Unix and Internet were pretty non-commercial at the time.

------
normloman
So hippies wrestled technology away from centralized control (mainframes),
started their own businesses, and slowly rebuilt centralized control (the
cloud).

You know what I hate about hippes? How self congratulatory they are.

------
jonjacky
See also the same author's (Stewart Brand) Rolling Stone article about SAIL,
Xerox Parc, and ARPA -- written during the hippie era, in 1972!

[http://www.wheels.org/spacewar/stone/rolling_stone.html](http://www.wheels.org/spacewar/stone/rolling_stone.html)

It has been discussed previously in HN:

[https://news.ycombinator.com/item?id=5548719](https://news.ycombinator.com/item?id=5548719)

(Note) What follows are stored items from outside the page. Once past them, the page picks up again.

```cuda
template <int BN, bool A4, int FAM, bool DUAL>
__global__ void __launch_bounds__(CONV_THREADS, 2) conv_igemm_kernel(const ConvParams p) {
  using S = ConvSmem<BN, A4, DUAL>;
  constexpr int BM = CONV_BM, STAGES = CONV_STAGES;
  constexpr int A_ROW = S::A_ROW;
  constexpr int A_CH = A_ROW / 16;
  constexpr int A_ROWS_PER_PASS = CONV_THREADS / A_CH;
  constexpr int A_PASSES = BM / A_ROWS_PER_PASS;
  constexpr int B_PASSES = BN / 64;
  constexpr int NT = BN / 8;
  constexpr int NACC = BN / 2;

  extern __shared__ __align__(1024) uint8_t smem[];
  uint8_t* sA = smem;
  uint8_t* sB = smem + STAGES * S::A_STAGE;
  hawq_chan* sChan = reinterpret_cast<hawq_chan*>(smem + S::CHAN_OFF);
  double* sM = reinterpret_cast<double*>(smem + S::M_OFF);
  double* sM1 = reinterpret_cast<double*>(smem + S::M1_OFF);
  hawq_chan* sResChan = reinterpret_cast<hawq_chan*>(smem + S::RC_OFF);
  double* sCb = reinterpret_cast<double*>(smem + S::CB_OFF);

  const int tid = threadIdx.x;
  const int lane = tid & 31, warp = tid >> 5;
  const int wg = warp >> 2;
  const int g = lane >> 2, t = lane & 3;
  const int nblk = p.Cout / BN;
  const int m0 = (int)(blockIdx.x / nblk) * BM;
  const int n0 = (int)(blockIdx.x % nblk) * BN;

  int over_one = p.scalar_over_one;
  int unchecked = p.scalar_unchecked;
  int bias_out = 0;
  if (tid < BN) {
    const hawq_chan c = p.chan[n0 + tid];
    sChan[tid] = c;
    sM[tid] = dyadic_to_double(c.m, c.e);
    sCb[tid] = 4503601774854144.0 - (double)c.bias;
    bias_out = c.bias < p.bias_lo || c.bias > p.bias_hi;
    over_one |= !dyadic_is_fast(c.m, c.e);
    unchecked |= !dyadic_is_wide(c.m, c.e);
    if (FAM == FAM_RESIDUAL && p.res_kind == 1) {
      const hawq_chan rc = p.res_chan[n0 + tid];
      sResChan[tid] = rc;
      sM1[tid] = dyadic_to_double(rc.m, rc.e);
      over_one |= !dyadic_is_fast(rc.m, rc.e);
      unchecked |= !dyadic_is_wide(rc.m, rc.e);
    }
  }
  const bool ratio_over_one = __syncthreads_or(over_one) != 0;
  const bool ratio_unchecked = __syncthreads_or(unchecked) != 0;
  const bool clamped = __syncthreads_or(bias_out) != 0;
  const bool fp64 = !ratio_over_one || (FAM == FAM_RESIDUAL && p.check_ovf && !ratio_unchecked);

  int32_t acc[NACC];

  const int res_es = (FAM == FAM_RESIDUAL) ? ((p.res_kind == 1 || p.res_bits == 32) ? 4 : 2) : 0;
  const int res_pitch = BN * res_es + 8 * res_es;
  uint8_t* sRes = smem + (res_es == 2 ? S::RES16_OFF : S::RES32_OFF);

  auto load_res = [&]() {
    if constexpr (FAM == FAM_RESIDUAL) {
      const int cpr = BN * res_es / 16;
      const uint8_t* gres = reinterpret_cast<const uint8_t*>(p.res);
      for (int id = tid; id < BM * cpr; id += CONV_THREADS) {
        const int row = id / cpr, j = id - row * cpr;
        const bool v = m0 + row < p.M;
        const uint8_t* src = v ? gres + ((size_t)(m0 + row) * p.Cout + n0) * res_es + j * 16 : gres;
        cp_async_16(smem_u32(sRes + row * res_pitch + j * 16), src, v ? 16 : 0);
      }
    }
  };
  const bool prefetch_res = !DUAL && res_es == 2;

  auto gemm = [&](const ConvGeom& gm, bool with_res) {
#pragma unroll
    for (int i = 0; i < NACC; ++i) acc[i] = 0;
    const int a_ch = tid % A_CH;
    int a_hi0[A_PASSES], a_wi0[A_PASSES], a_pix[A_PASSES];
    bool a_ok[A_PASSES];
#pragma unroll
    for (int i = 0; i < A_PASSES; ++i) {
      const int row = tid / A_CH + i * A_ROWS_PER_PASS;
      const int m = m0 + row;
      a_ok[i] = m < p.M;
      const int mm = a_ok[i] ? m : 0;
      const int n = mm / (p.Ho * p.Wo);
      const int r = mm - n * (p.Ho * p.Wo);
      const int ho = r / p.Wo, wo = r - ho * p.Wo;
      a_hi0[i] = ho * gm.stride - gm.pad;
      a_wi0[i] = wo * gm.stride - gm.pad;
      a_pix[i] = n * gm.H * gm.W;
    }
    const int b_ch = tid & 3, b_row = tid >> 2;
    const int KT = gm.KH * gm.KW * gm.cin_chunks;
    int ld_c = 0, ld_kw = 0, ld_kh = 0, ld_kt = 0;

    auto load_tile = [&](int stage) {
      const uint32_t a_base = smem_u32(sA + stage * S::A_STAGE);
#pragma unroll
      for (int i = 0; i < A_PASSES; ++i) {
        const int row = tid / A_CH + i * A_ROWS_PER_PASS;
        const int hi = a_hi0[i] + ld_kh, wi = a_wi0[i] + ld_kw;
        const bool v = a_ok[i] && (unsigned)hi < (unsigned)gm.H && (unsigned)wi < (unsigned)gm.W;
        const uint8_t* src = gm.x;
        if (v) src = gm.x + (size_t)(a_pix[i] + hi * gm.W + wi) * gm.x_pix_bytes + ld_c * A_ROW + a_ch * 16;
        cp_async_16(a_base + swz<A_ROW>(row, a_ch), src, v ? 16 : 0);
      }
      const uint32_t b_base = smem_u32(sB + stage * S::B_STAGE);
#pragma unroll
      for (int i = 0; i < B_PASSES; ++i) {
        const int row = b_row + i * 64;
        const int8_t* src = gm.w + (size_t)(n0 + row) * gm.K + ld_kt * 64 + b_ch * 16;
        cp_async_16(b_base + swz<64>(row, b_ch), src, 16);
      }
      ++ld_kt;
      if (++ld_c == gm.cin_chunks) {
        ld_c = 0;
        if (++ld_kw == gm.KW) { ld_kw = 0; ++ld_kh; }
      }
    };

#pragma unroll
    for (int s = 0; s < STAGES - 1; ++s) {
      if (s < KT) load_tile(s);
      if (s == STAGES - 2 && with_res) load_res();
      cp_async_commit();
    }

    for (int kt = 0; kt < KT; ++kt) {
      cp_async_wait<STAGES - 2>();
      fence_proxy_async_smem();
      __syncthreads();
      if (kt + STAGES - 1 < KT) load_tile((kt + STAGES - 1) % STAGES);
      cp_async_commit();

      const int stage = kt % STAGES;
      const uint32_t a_base = smem_u32(sA + stage * S::A_STAGE);
      const uint32_t b_base = smem_u32(sB + stage * S::B_STAGE);
#pragma unroll
      for (int ks = 0; ks < 2; ++ks) {
        const uint64_t bdesc = wgmma_desc_sw64(b_base + ks * 32);
        if constexpr (!A4) {
          wgmma_fence();
          wgmma_ss<BN>(acc, wgmma_desc_sw64(a_base + wg * 64 * A_ROW + ks * 32), bdesc);
        } else {
          uint32_t r0, r1;
          const int row = warp * 16 + (lane & 7) + ((lane >> 3) & 1) * 8;
          ldmatrix_x2(r0, r1, a_base + swz<32>(row, ks));
          const uint32_t af[4] = {r0 & 0x0F0F0F0Fu, r1 & 0x0F0F0F0Fu, (r0 >> 4) & 0x0F0F0F0Fu, (r1 >> 4) & 0x0F0F0F0Fu};
          wgmma_fence();
          wgmma_rs<BN>(acc, af, bdesc);
        }
      }
      wgmma_commit();
      wgmma_wait_all();
      fence_operands(acc);
    }
    cp_async_wait<0>();
    __syncthreads();
  };

  if constexpr (DUAL) {
    gemm(ConvGeom{p.x2, p.w2, p.H2, p.W2, p.stride2, 0, 1, 1, p.cin_chunks2, p.x2_pix_bytes, p.cin_chunks2 * 64}, false);
#pragma unroll
    for (int ni = 0; ni < NT; ++ni) {
      const int col = ni * 8 + 2 * t;
      const int b0 = sResChan[col].bias, b1 = sResChan[col + 1].bias;
#pragma unroll
      for (int hf = 0; hf < 2; ++hf) {
        const int row = warp * 16 + hf * 8 + g;
        *reinterpret_cast<int2*>(sRes + row * res_pitch + col * 4) =
            make_int2(sat_add(acc[ni * 4 + hf * 2], b0), sat_add(acc[ni * 4 + hf * 2 + 1], b1));
      }
    }
  }
  gemm(ConvGeom{p.x, p.w, p.H, p.W, p.stride, p.pad, p.KH, p.KW, p.cin_chunks, p.x_pix_bytes, p.K}, prefetch_res);

  if (!DUAL && res_es == 4) {
    load_res();
    cp_async_commit();
    cp_async_wait<0>();
    __syncthreads();
  }
  const bool y_staged = DUAL || (res_es != 0 && p.y_bits == res_es * 8);
  const int y_es = p.y_bits / 8;
  const int y_pitch = BN * y_es + 8 * y_es;
  uint8_t* sY = DUAL ? smem + S::Y_OFF : sRes;

  uint8_t* sOut = smem;
  const bool stage_low = (FAM == FAM_REQUANT && p.out_bits <= 8) || (FAM == FAM_RESIDUAL && p.low_bits != 0);
  const int stage_bits = (FAM == FAM_REQUANT) ? p.out_bits : p.low_bits;

  auto put_low = [&](int row, int col, int q0, int q1) {
    *reinterpret_cast<uint16_t*>(sOut + row * S::OUT_PITCH + col) = (uint16_t)__byte_perm(q0, q1, 0x0040);
  };
  auto put_y = [&](int row, int col, bool ok, int y0, int y1, int& ymax) {
    if (p.y_bits == 16 && ok) ymax = max(ymax, max(y0, y1));
    if (!y_staged && !ok) return;
    uint8_t* dst = y_staged ? sY + row * y_pitch + col * y_es
                            : reinterpret_cast<uint8_t*>(p.out) + ((size_t)(m0 + row) * p.Cout + n0 + col) * y_es;
    if (p.y_bits == 16) *reinterpret_cast<uint32_t*>(dst) = (uint32_t)min(y0, 65535) | ((uint32_t)min(y1, 65535) << 16);
    else if (p.y_bits == 32) *reinterpret_cast<int2*>(dst) = make_int2(y0, y1);
  };

  auto epilogue = [&](auto rq, auto low_out) {
    if constexpr (FAM == FAM_REQUANT) {
      const int lo = p.relu ? min(max(p.lo, 0), p.hi) : p.lo;
#pragma unroll
      for (int ni = 0; ni < NT; ++ni) {
        const int col = ni * 8 + 2 * t;
        const int4 c0 = *reinterpret_cast<const int4*>(&sChan[col]);
        const int4 c1 = *reinterpret_cast<const int4*>(&sChan[col + 1]);
        const double2 M = *reinterpret_cast<const double2*>(&sM[col]);
        const double2 Cb = *reinterpret_cast<const double2*>(&sCb[col]);
#pragma unroll
        for (int hf = 0; hf < 2; ++hf) {
          const int row = warp * 16 + hf * 8 + g;
          const int q0 = clampi(rq.term(rq.acc_bias(acc[ni * 4 + hf * 2], Cb.x, c0.x), M.x, c0.y, c0.z, false), lo, p.hi);
          const int q1 = clampi(rq.term(rq.acc_bias(acc[ni * 4 + hf * 2 + 1], Cb.y, c1.x), M.y, c1.y, c1.z, false), lo, p.hi);
          if constexpr (decltype(low_out)::value) {
            put_low(row, col, q0, q1);
          } else if (m0 + row < p.M) {
            uint8_t* dst = reinterpret_cast<uint8_t*>(p.out) + ((size_t)(m0 + row) * p.Cout + n0 + col) * (p.out_bits / 8);
            if (p.out_bits == 16) *reinterpret_cast<uint32_t*>(dst) = (uint32_t)(q0 & 0xFFFF) | ((uint32_t)q1 << 16);
            else *reinterpret_cast<int2*>(dst) = make_int2(q0, q1);
          }
        }
      }
    } else {
      const double res_M = dyadic_to_double(p.res_m, p.res_e), low_M = dyadic_to_double(p.low_m, p.low_e);
      const int relu_floor = p.relu ? 0 : (int)0x80000000;
      int ymax = 0;
#pragma unroll
      for (int ni = 0; ni < NT; ++ni) {
        const int col = ni * 8 + 2 * t;
        const int4 c0 = *reinterpret_cast<const int4*>(&sChan[col]);
        const int4 c1 = *reinterpret_cast<const int4*>(&sChan[col + 1]);
        const double2 M = *reinterpret_cast<const double2*>(&sM[col]);
        const double2 Cb = *reinterpret_cast<const double2*>(&sCb[col]);
        double2 M1 = make_double2(res_M, res_M);
        uint2 m1 = make_uint2(p.res_m, p.res_m);
        int2 e1 = make_int2(p.res_e, p.res_e);
        if (p.res_kind == 1) {
          M1 = *reinterpret_cast<const double2*>(&sM1[col]);
          m1 = make_uint2(sResChan[col].m, sResChan[col + 1].m);
          e1 = make_int2(sResChan[col].e, sResChan[col + 1].e);
        }
#pragma unroll
        for (int hf = 0; hf < 2; ++hf) {
          const int row = warp * 16 + hf * 8 + g;
          const bool ok = m0 + row < p.M;
          const uint8_t* rptr = sRes + row * res_pitch + col * res_es;
          decltype(rq.of_i32(0)) r0, r1;
          if (res_es == 2) {
            const uint32_t pr = *reinterpret_cast<const uint32_t*>(rptr);
            r0 = rq.of_u16(pr & 0xFFFFu);
            r1 = rq.of_u16(pr >> 16);
          } else {
            const int2 pr = *reinterpret_cast<const int2*>(rptr);
            r0 = rq.of_i32(pr.x);
            r1 = rq.of_i32(pr.y);
          }
          const auto v0 = rq.acc_bias(acc[ni * 4 + hf * 2 + 0], Cb.x, c0.x);
          const auto v1 = rq.acc_bias(acc[ni * 4 + hf * 2 + 1], Cb.y, c1.x);
          const int y0 = max(sat_add(rq.term(r0, M1.x, m1.x, e1.x, ok), rq.term(v0, M.x, c0.y, c0.z, ok)), relu_floor);
          const int y1 = max(sat_add(rq.term(r1, M1.y, m1.y, e1.y, ok), rq.term(v1, M.y, c1.y, c1.z, ok)), relu_floor);
          put_y(row, col, ok, y0, y1, ymax);
          if (p.low_bits != 0)
            put_low(row, col, clampi(rq.term(rq.of_i32(y0), low_M, p.low_m, p.low_e, false), p.low_lo, p.low_hi),
                    clampi(rq.term(rq.of_i32(y1), low_M, p.low_m, p.low_e, false), p.low_lo, p.low_hi));
        }
      }
      if (ymax > 65535) atomicOr(p.status, HAWQ_FLAG_RESIDUAL_OVERFLOW);
      if (rq.ovf) atomicOr(p.status, HAWQ_FLAG_REQUANT_OVERFLOW);
    }
  };

  if constexpr (FAM == FAM_STORE) {
#pragma unroll
    for (int ni = 0; ni < NT; ++ni) {
      const int col = ni * 8 + 2 * t;
      const int b0 = sChan[col].bias, b1 = sChan[col + 1].bias;
#pragma unroll
      for (int hf = 0; hf < 2; ++hf) {
        const int m = m0 + warp * 16 + hf * 8 + g;
        if (m >= p.M) continue;
        const int32_t v0 = sat_add(acc[ni * 4 + hf * 2 + 0], b0), v1 = sat_add(acc[ni * 4 + hf * 2 + 1], b1);
        if (p.mode == HAWQ_EPI_RAW_I32) {
          *reinterpret_cast<int2*>(reinterpret_cast<int32_t*>(p.out) + (size_t)m * p.Cout + n0 + col) = make_int2(v0, v1);
        } else {
          float* o = reinterpret_cast<float*>(p.out) + (size_t)m * p.cout_store;
          const int c = n0 + col;
          if (c < p.cout_store) o[c] = __fmul_rn((float)v0, p.fscale[c]);
          if (c + 1 < p.cout_store) o[c + 1] = __fmul_rn((float)v1, p.fscale[c + 1]);
        }
      }
    }
  } else {
    auto run = [&](auto low_out) {
      if (!fp64) epilogue(RqExact{FAM == FAM_RESIDUAL && p.check_ovf}, low_out);
      else if (clamped) epilogue(RqFp64<true>{FAM == FAM_RESIDUAL && ratio_over_one}, low_out);
      else epilogue(RqFp64<false>{FAM == FAM_RESIDUAL && ratio_over_one}, low_out);
    };
    if (FAM == FAM_REQUANT && p.out_bits <= 8) run(std::true_type{});
    else run(std::false_type{});
  }

  if (y_staged || stage_low) __syncthreads();
  if (y_staged) {
    const int cpr = BN * y_es / 16;
    uint8_t* gy = reinterpret_cast<uint8_t*>(p.out);
    for (int id = tid; id < BM * cpr; id += CONV_THREADS) {
      const int row = id / cpr, j = id - row * cpr;
      if (m0 + row < p.M)
        *reinterpret_cast<int4*>(gy + ((size_t)(m0 + row) * p.Cout + n0) * y_es + j * 16) =
            *reinterpret_cast<const int4*>(sY + row * y_pitch + j * 16);
    }
  }
  if (stage_low) {
    uint8_t* gout = reinterpret_cast<uint8_t*>(FAM == FAM_REQUANT ? p.out : p.out_low);
    if (stage_bits == 8) {
      constexpr int CPR = BN / 16;
      for (int id = tid; id < BM * CPR; id += CONV_THREADS) {
        const int row = id / CPR, j = id % CPR;
        if (m0 + row < p.M) {
          const int4 v = *reinterpret_cast<const int4*>(sOut + row * S::OUT_PITCH + j * 16);
          *reinterpret_cast<int4*>(gout + (size_t)(m0 + row) * p.Cout + n0 + j * 16) = v;
        }
      }
    } else {
      constexpr int CPR = BN / 32;
      for (int id = tid; id < BM * CPR; id += CONV_THREADS) {
        const int row = id / CPR, j = id % CPR;
        if (m0 + row < p.M) {
          const uint4 a = *reinterpret_cast<const uint4*>(sOut + row * S::OUT_PITCH + j * 32);
          const uint4 b = *reinterpret_cast<const uint4*>(sOut + row * S::OUT_PITCH + j * 32 + 16);
          uint4 o;
          o.x = pack_nibbles8(a.x, a.y);
          o.y = pack_nibbles8(a.z, a.w);
          o.z = pack_nibbles8(b.x, b.y);
          o.w = pack_nibbles8(b.z, b.w);
          *reinterpret_cast<uint4*>(gout + (((size_t)(m0 + row) * p.Cout + n0 + j * 32) >> 1)) = o;
        }
      }
    }
  }
}

}
```

Baseline: 25280.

[https://news.ycombinator.com/item?id=1697569](https://news.ycombinator.com/item?id=1697569)

------
Animats
Nah. The people who really made it happen weren't hippies.

------
p4bl0
I think I already said it on HN, but I really, really recommend reading "DO
IT!: Scenarios of the Revolution" by Jerry Rubin.

In my opinion, you can't get the right version of the history of hackers
without considering the relationships between the hackers/phreakers movement
and the Yippies / Freedom of Speech / Hippies movements.

------
blueskin_
>communalism and libertarian politics

Aren't these two things completely mutually exclusive?

(NB: Obviously, being able to _choose_ communalism or individualism as you
prefer makes the two semi-compatible, but not the aforementioned as a public
policy...)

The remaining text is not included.